Estaré allí en una hora o dos, adiós por ahora.

—Desconecté la llamada y salté de la cama.

Después de vestirme con un traje azul, me arreglé el cabello, me apliqué un poco de maquillaje, me puse mis tacones de tres pulgadas, me rocié perfume, agarré mi bolso negro de Dior y salí de mi habitación.

—¿Adónde vas?

Pensé que querías estudiar —me detuvo la Niñera Samantha en el camino.

—Sí, recibí una llamada urgente; mi amigo necesita ayuda.

Voy a ayudarlo —le informé antes de alejarme.
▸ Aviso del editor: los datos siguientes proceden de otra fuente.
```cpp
hipError_t
launch_nonzero_range (hipStream_t st, const float *data, long long n_values, unsigned long long *result)
{
  hipError_t e = hipMemsetAsync (result, 0xff, sizeof (unsigned long long), st);
  if (e == hipSuccess)
    e = hipMemsetAsync (result + 1, 0, sizeof (unsigned long long), st);
  if (e != hipSuccess || n_values <= 0)
    return e;
  hipLaunchKernelGGL (nonzero_range_kernel, dim3 (1024), dim3 (256), 0, st, data, n_values, result);
  return hipGetLastError();
}

__global__ void __launch_bounds__ (256)
clip_pad_kernel (const ClipSrc *src, float *dst, long long slice_values, long long margin_values, unsigned long long *range)
{
  const ClipSrc c = src[blockIdx.y];
  float4 *out = reinterpret_cast<float4 *> (dst + (long long) blockIdx.y * slice_values);
  const long long slice0 = (long long) blockIdx.y * slice_values;
  const long long stride = (long long) gridDim.x * blockDim.x;
  unsigned long long first = ~0ULL, last = 0;
  long long q_lo = (c.pad_start - margin_values) / 4, q_hi = (c.pad_start + c.n_values + margin_values + 3) / 4;
  q_lo = q_lo < 0 ? 0 : q_lo;
  q_hi = q_hi > slice_values / 4 ? slice_values / 4 : q_hi;
  for (long long q = q_lo + (long long) blockIdx.x * blockDim.x + threadIdx.x; q < q_hi; q += stride)
    {
      const long long k = 4 * q - c.pad_start;
      float v[4] = { 0.f, 0.f, 0.f, 0.f };
      if (k > -4 && k < c.n_values)
        {
#pragma unroll
          for (int j = 0; j < 4; j++)
            if (k + j >= 0 && k + j < c.n_values)
              v[j] = c.data[k + j];
#pragma unroll
          for (int j = 0; j < 4; j++)
            if (v[j] != 0.f)
              {
                const unsigned long long at = (unsigned long long) (slice0 + 4 * q + j);
                first = at < first ? at : first;
                last = at + 1 > last ? at + 1 : last;
              }
        }
      out[q] = make_float4 (v[0], v[1], v[2], v[3]);
    }
  for (int o = 32; o > 0; o >>= 1)
    {
      const unsigned long long f = __shfl_xor (first, o), l = __shfl_xor (last, o);
      first = f < first ? f : first;
      last = l > last ? l : last;
    }
  __shared__ unsigned long long s_first[4], s_last[4];
  if ((threadIdx.x & 63) == 0)
    {
      s_first[threadIdx.x >> 6] = first;
      s_last[threadIdx.x >> 6] = last;
    }
  __syncthreads();
  if (threadIdx.x == 0)
    {
      for (int w = 1; w < 4; w++)
        {
          first = s_first[w] < first ? s_first[w] : first;
          last = s_last[w] > last ? s_last[w] : last;
        }
      if (first != ~0ULL)
        {
          atomicMin (range + 2 * blockIdx.y, first);
          atomicMax (range + 2 * blockIdx.y + 1, last);
        }
    }
}

__global__ void
clip_range_init_kernel (unsigned long long *range, int n_clips)
{
  const int i = blockIdx.x * blockDim.x + threadIdx.x;
  if (i < n_clips)
    {
      range[2 * i] = ~0ULL;
      range[2 * i + 1] = 0;
    }
}

int g_clip_poison = 0;
extern "C" void awm_debug_set_clip_poison (int on) { g_clip_poison = on; }

hipError_t
launch_clip_pad (hipStream_t st, const ClipSrc *src, int n_clips, float *dst, long long slice_values, long long margin_values, long long *range)
{
  if (n_clips <= 0 || slice_values <= 0)
    return hipSuccess;
  if (slice_values % 4 || margin_values < 0 || (reinterpret_cast<uintptr_t> (dst) & 15))
    return hipErrorInvalidValue;
  if (g_clip_poison)
    if (hipError_t e = hipMemsetAsync (dst, 0xff, size_t (n_clips) * size_t (slice_values) * sizeof (float), st))
      return e;
  auto *r = reinterpret_cast<unsigned long long *> (range);
  hipLaunchKernelGGL (clip_range_init_kernel, dim3 (unsigned ((n_clips + 255) / 256)), dim3 (256), 0, st, r, n_clips);
  hipLaunchKernelGGL (clip_pad_kernel, dim3 (128, unsigned (n_clips)), dim3 (256), 0, st, src, dst, slice_values, margin_values, r);
  return hipGetLastError();
}

constexpr int SEG_RUN = 2048;
__global__ void __launch_bounds__ (256)
segment_copy_kernel (const SegmentCopy *copies)
{
  const SegmentCopy c = copies[blockIdx.y];
  const long long n_zero = c.zeros / 2, n_total = n_zero + c.n_values / 2;
  const long long base = (long long) blockIdx.x * SEG_RUN;
  if (c.n_values <= 0 || base >= n_total)
    return;
  const float2 *src = reinterpret_cast<const float2 *> (c.src);
  float2 *dst = reinterpret_cast<float2 *> (c.dst);
  constexpr int U = SEG_RUN / 256;
  float2 v[U];
#pragma unroll
  for (int j = 0; j < U; j++)
    {
      const long long q = base + threadIdx.x + 256 * j;
      v[j] = q >= n_zero && q < n_total ? src[q - n_zero] : make_float2 (0.f, 0.f);
    }
#pragma unroll
  for (int j = 0; j < U; j++)
    {
      const long long q = base + threadIdx.x + 256 * j;
      if (q < n_total)
        dst[q] = v[j];
    }
}

hipError_t
launch_segment_copy (hipStream_t st, const SegmentCopy *copies_dev, int n_copies, long long max_values)
{
  if (n_copies <= 0 || max_values <= 0)
    return hipSuccess;
  const long long max_pieces = (max_values + 1) / 2;
  hipLaunchKernelGGL (segment_copy_kernel, dim3 (unsigned ((max_pieces + SEG_RUN - 1) / SEG_RUN), unsigned (n_copies)), dim3 (256), 0, st, copies_dev);
  return hipGetLastError();
}

// ... 355 lines not shown
```

Before: 748,700 xRT.

## Pipeline soft-bit gathers with wave-specialized double-buffered LDS slices

Restructures the soft-bits kernel so that one wave accumulates the double-precision sums for 16 bits while the other three waves gather the next frame/channel slice into a double-buffered, padded LDS tile. The gather loads a contiguous 3-float run per band, replacing three scalar loads, and batches several gathers per iteration to raise memory-level parallelism. It also shrinks LDS from a per-wave item array to two small slices, which may raise occupancy. In exchange it adds a block-wide barrier per slice and serialises the accumulation onto a single wave, so throughput depends on whether the gather or the FP64 accumulation dominates.

```diff
diff --git a/audiowmark_amd/csrc/hip/kernels.hip b/audiowmark_amd/csrc/hip/kernels.hip
--- a/audiowmark_amd/csrc/hip/kernels.hip
+++ b/audiowmark_amd/csrc/hip/kernels.hip
@@ -3226,8 +3226,13 @@
 }
 
 constexpr int SB_WAVES = 4;
-constexpr int SB_BPW = 4;
+constexpr int SB_BITS = 16;
+constexpr int SB_ROW = SB_BITS + 1;
+constexpr int SB_GATHER_DEPTH = 3;
 constexpr int SB_MAX_ITEMS = 256;
+
+typedef float SbRun __attribute__ ((ext_vector_type (3), aligned (4)));
+static __device__ __forceinline__ float sb_pick (SbRun r, int i) { return i == 0 ? r.x : i == 1 ? r.y : r.z; }
 
 __global__ void __launch_bounds__ (64 * SB_WAVES)
 soft_bits_wave_kernel (SoftBitsArgs a, int groups_per_block)
@@ -3240,17 +3245,13 @@
   if (blk >= a.n_blocks)
     return;
   const int n_bits = a.n_data_frames / a.frames_per_bit;
-  const int bit0 = (group * SB_WAVES + wave) * SB_BPW;
-  if (bit0 >= n_bits)
-    return;
+  const int bit0 = group * SB_BITS;
+  const int n_here = min (SB_BITS, n_bits - bit0);
   const float *db = a.db + blk * a.block_stride;
   const int C = a.n_channels;
   const long long mix0 = a.block_slice ? (long long) a.block_slice[blk] * a.n_data_frames * 30 : 0;
   const int16_t *mix_frame = a.mix_frame + mix0;
   const uint8_t *mix_up = a.mix_up + mix0, *mix_down = a.mix_down + mix0;
-  const int n_items = a.frames_per_bit * C * 30;
-  float4 *items = s_item_dyn + (size_t) wave * SB_BPW * n_items;
-  const int n_here = min (SB_BPW, n_bits - bit0);
   int live_lo = 0, live_hi = 0x7fffffff;
   if (a.stream_range)
     {
@@ -3268,42 +3269,85 @@
         }
     }
   const float zero_db = db_from_complex (make_float2 (0.f, 0.f));
-  for (int i = lane; i < n_items; i += 64)
-#pragma unroll
-  for (int q = 0; q < SB_BPW; q++)
-    {
-      const int e = q * n_items + i;
-      const int bit = bit0 + min (q, n_here - 1);
-      const int fi = i / (C * 30), ch = (i / 30) % C, j = i % 30;
-      const int b = (bit * a.frames_per_bit + fi) * 30 + j;
-      const int frame = mix_frame[b];
-      const int next = frame + 1 < a.block_frames ? frame + 1 : frame - 1;
-      const int prev = frame - 1 >= 0 ? frame - 1 : frame + 1;
-      if (max (frame, max (prev, next)) < live_lo || min (frame, min (prev, next)) > live_hi)
-        {
-          items[e] = make_float4 (zero_db, __fadd_rn (zero_db, zero_db), zero_db, __fadd_rn (zero_db, zero_db));
-          continue;
-        }
-      const float *plane = db + (long long) ch * NB * a.ld;
-      const float *pu = plane + (long long) (mix_up[b] - MIN_BAND) * a.ld;
-      const float *pd = plane + (long long) (mix_down[b] - MIN_BAND) * a.ld;
-      items[e] = make_float4 (pu[frame], __fadd_rn (pu[prev], pu[next]), pd[frame], __fadd_rn (pd[prev], pd[next]));
-    }
-  wave_sync();
-  if (lane < n_here)
-    {
-      const float4 *mine = items + lane * n_items;
-      double umag = 0, dmag = 0;
-      for (int i = 0; i < n_items; i++)
-        {
-          const float4 t = mine[i];
-          umag = __dadd_rn (umag, double (t.x));
-          umag = __dsub_rn (umag, __dmul_rn (double (t.y), 0.5));
-          dmag = __dadd_rn (dmag, double (t.z));
-          dmag = __dsub_rn (dmag, __dmul_rn (double (t.w), 0.5));
-        }
-      a.out[blk * n_bits + bit0 + lane] = float (__dsub_rn (umag, dmag));
-    }
+  const int n_slices = a.frames_per_bit * C;
+  const int n_terms = n_here * 30;
+
+  auto gather = [&] (int s, int first, int step)
+    {
+      float4 *buf = s_item_dyn + (s & 1) * (30 * SB_ROW);
+      const int fi = s / C;
+      const float *plane = db + (long long) (s % C) * NB * a.ld;
+      const int ld = int (a.ld);
+      for (; first < n_terms; first += SB_GATHER_DEPTH * step)
+        {
+          int frame[SB_GATHER_DEPTH], up[SB_GATHER_DEPTH], down[SB_GATHER_DEPTH], at[SB_GATHER_DEPTH];
+#pragma unroll
+          for (int u = 0; u < SB_GATHER_DEPTH; u++)
+            {
+              const int i = min (first + u * step, n_terms - 1);
+              const int q = i / 30, j = i - q * 30;
+              const int b = ((bit0 + q) * a.frames_per_bit + fi) * 30 + j;
+              frame[u] = mix_frame[b];
+              up[u] = mix_up[b];
+              down[u] = mix_down[b];
+              at[u] = j * SB_ROW + q;
+            }
+          SbRun ru[SB_GATHER_DEPTH], rd[SB_GATHER_DEPTH];
+          int i0[SB_GATHER_DEPTH], ip[SB_GATHER_DEPTH], in[SB_GATHER_DEPTH];
+          bool silent[SB_GATHER_DEPTH];
+#pragma unroll
+          for (int u = 0; u < SB_GATHER_DEPTH; u++)
+            {
+              const int next = frame[u] + 1 < a.block_frames ? frame[u] + 1 : frame[u] - 1;
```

Llegué al garaje pero no encontré a Charles.

Tampoco esperaba verlo aquí; él no sabe sobre esta cita.

Salí del garaje y me acerqué a uno de los guardias de patrulla.

—Necesito que vayas al almacén conmigo; también, informa a Charles sobre este viaje.

Los necesito a los dos.

—¿Los…

hermanos saben sobre esto?

—Sí.

Busca a Charles y encuéntrame en el garaje.

—Está bien, Srta.

—El guardia se fue, y regresé al garaje.

—Te diriges al almacén.

—Charles apareció con el guardia minutos después.

—Sí.

—¿Cuál?

Le describí el almacén, y él entendió.

—¿Quieres que él venga con nosotros?

—Sí, ¿sabes pelear?

—¿Pelear?

¿Vamos allí a pelear con alguien?

—Sí.

Van allí a pelear.

Los dos hombres intercambiaron miradas.

—¿Puedo saber tu nombre, por favor?

—Miré al otro guardia.

—Patrick.

—Bien, Patrick, te elegí porque pareces muy intimidante.
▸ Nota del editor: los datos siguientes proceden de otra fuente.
def unpack_tensors_wire(wire_buf, wired, shapes, dtypes, out=None,
                        align: int = 128):
    import torch

    align = _check_align(align)
    shapes = [tuple(int(d) for d in s) for s in shapes]
    wired = _check_wired("unpack_tensors_wire", wired, dtypes)
    if len(shapes) != len(wired):
        raise ValueError("unpack_tensors_wire: shapes/dtypes differ in length")
    if not shapes:
        raise ValueError("unpack_tensors_wire: no tensors")
    if not (wire_buf.is_cuda and wire_buf.dtype == torch.uint8
            and wire_buf.dim() == 1 and wire_buf.is_contiguous()):
        raise ValueError(
            "unpack_tensors_wire: wire buffer must be a contiguous device uint8"
        )
    numels = [_numel_of(s) for s in shapes]
    itemsizes = [torch.empty(0, dtype=dt).element_size() for dt in dtypes]
    wsizes = _wire_sizes(numels, itemsizes, wired)
    woffs, wtotal = segcopy_layout(wsizes, align)
    if wire_buf.numel() != wtotal:
        raise ValueError(
            f"unpack_tensors_wire: wire buffer has {wire_buf.numel()} bytes, "
            f"expected {wtotal}"
        )
    sizes = [n * isz for n, isz in zip(numels, itemsizes)]
    offsets, total = segcopy_layout(sizes, align)
    device = wire_buf.device
    if out is not None:
        _check_packed_out("unpack_tensors_wire", out, total, align, device)
    lib = _require_segcodec()
    if out is None:
        out = _aligned_empty(total, align, device)
    sbase, dbase = wire_buf.data_ptr(), out.data_ptr()
    _segcodec_launch(
        lib, [sbase + o for o in woffs], [dbase + o for o in offsets],
        [n if w else sz for n, sz, w in zip(numels, sizes, wired)],
        [SEGCODEC_DECODE + _dtype_code(dt) if w else SEGCODEC_RAW
         for dt, w in zip(dtypes, wired)],
        align, device,
    )
    return out, offsets


def device_checksum(t, method: str = "auto") -> int:
    import torch

    lib = _require_native()
    if not t.is_cuda:
        raise ValueError("device_checksum requires a device tensor")
    flat = t.detach().contiguous().view(torch.uint8) if t.dtype != torch.uint8 \
        else t.detach().contiguous()
    nbytes = flat.numel() * flat.element_size()
    if method == "auto":
        method = "mfma" if nbytes >= (64 << 10) else "valu"
    fn = lib.lz_checksum_mfma if method == "mfma" else lib.lz_checksum
    out = torch.zeros(1, dtype=torch.int64, device=t.device)
    _check(
        fn(
            ctypes.c_void_p(flat.data_ptr()),
            nbytes,
            ctypes.c_void_p(out.data_ptr()),
            ctypes.c_void_p(_current_stream_ptr()),
        )
    )
    return int(out.item()) & 0xFFFFFFFFFFFFFFFF


def stats(t, use_abs: bool = False):
    import torch

    lib = _require_native()
    if not t.is_cuda:
        raise ValueError("stats requires a device tensor")
    flat = t.detach().contiguous()
    out = torch.empty(2, dtype=torch.float64, device=t.device)
    _check(
        lib.lz_stats(
            ctypes.c_void_p(flat.data_ptr()),
            _dtype_code(flat.dtype),
            flat.numel(),
            1 if use_abs else 0,
            ctypes.c_void_p(out.data_ptr()),
            ctypes.c_void_p(_current_stream_ptr()),
        )
    )
    return out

Él sonrió con satisfacción.

—¿En serio?

—Sí, das miedo.

Estoy segura de que con tu mera presencia asustarás a esos hombres.

—Bien, estoy a tu servicio.

—Vamos.

Subimos al vehículo y llegamos al almacén setenta y cuatro minutos después.

Aparcamos en el mismo lugar que la vez anterior.

Le envié un mensaje a Sandra, y Sandra apareció ante mí al segundo siguiente.

—Llévanos con esos hombres, los que acosaron a Cole; llévanos con ellos.

—Ok…

Por aquí.

—Sandra nos condujo hacia ellos.

—Los tres.

—Sandra señaló a los hombres.

Los tres eran masculinos y bajos; uno tenía barriga prominente, y dos eran un poco grandes, pero ninguno era más grande que Charles y Patrick.

Me volví hacia Patrick.

—¿Puedes vencerlos en combate?

Patrick sonrió con suficiencia.

—Será pan comido.

—Bien, quiero que los golpees hasta dejarlos en coma.

A los tres.

Tengo dinero.

Te pagaré.

También pagaré sus facturas del hospital.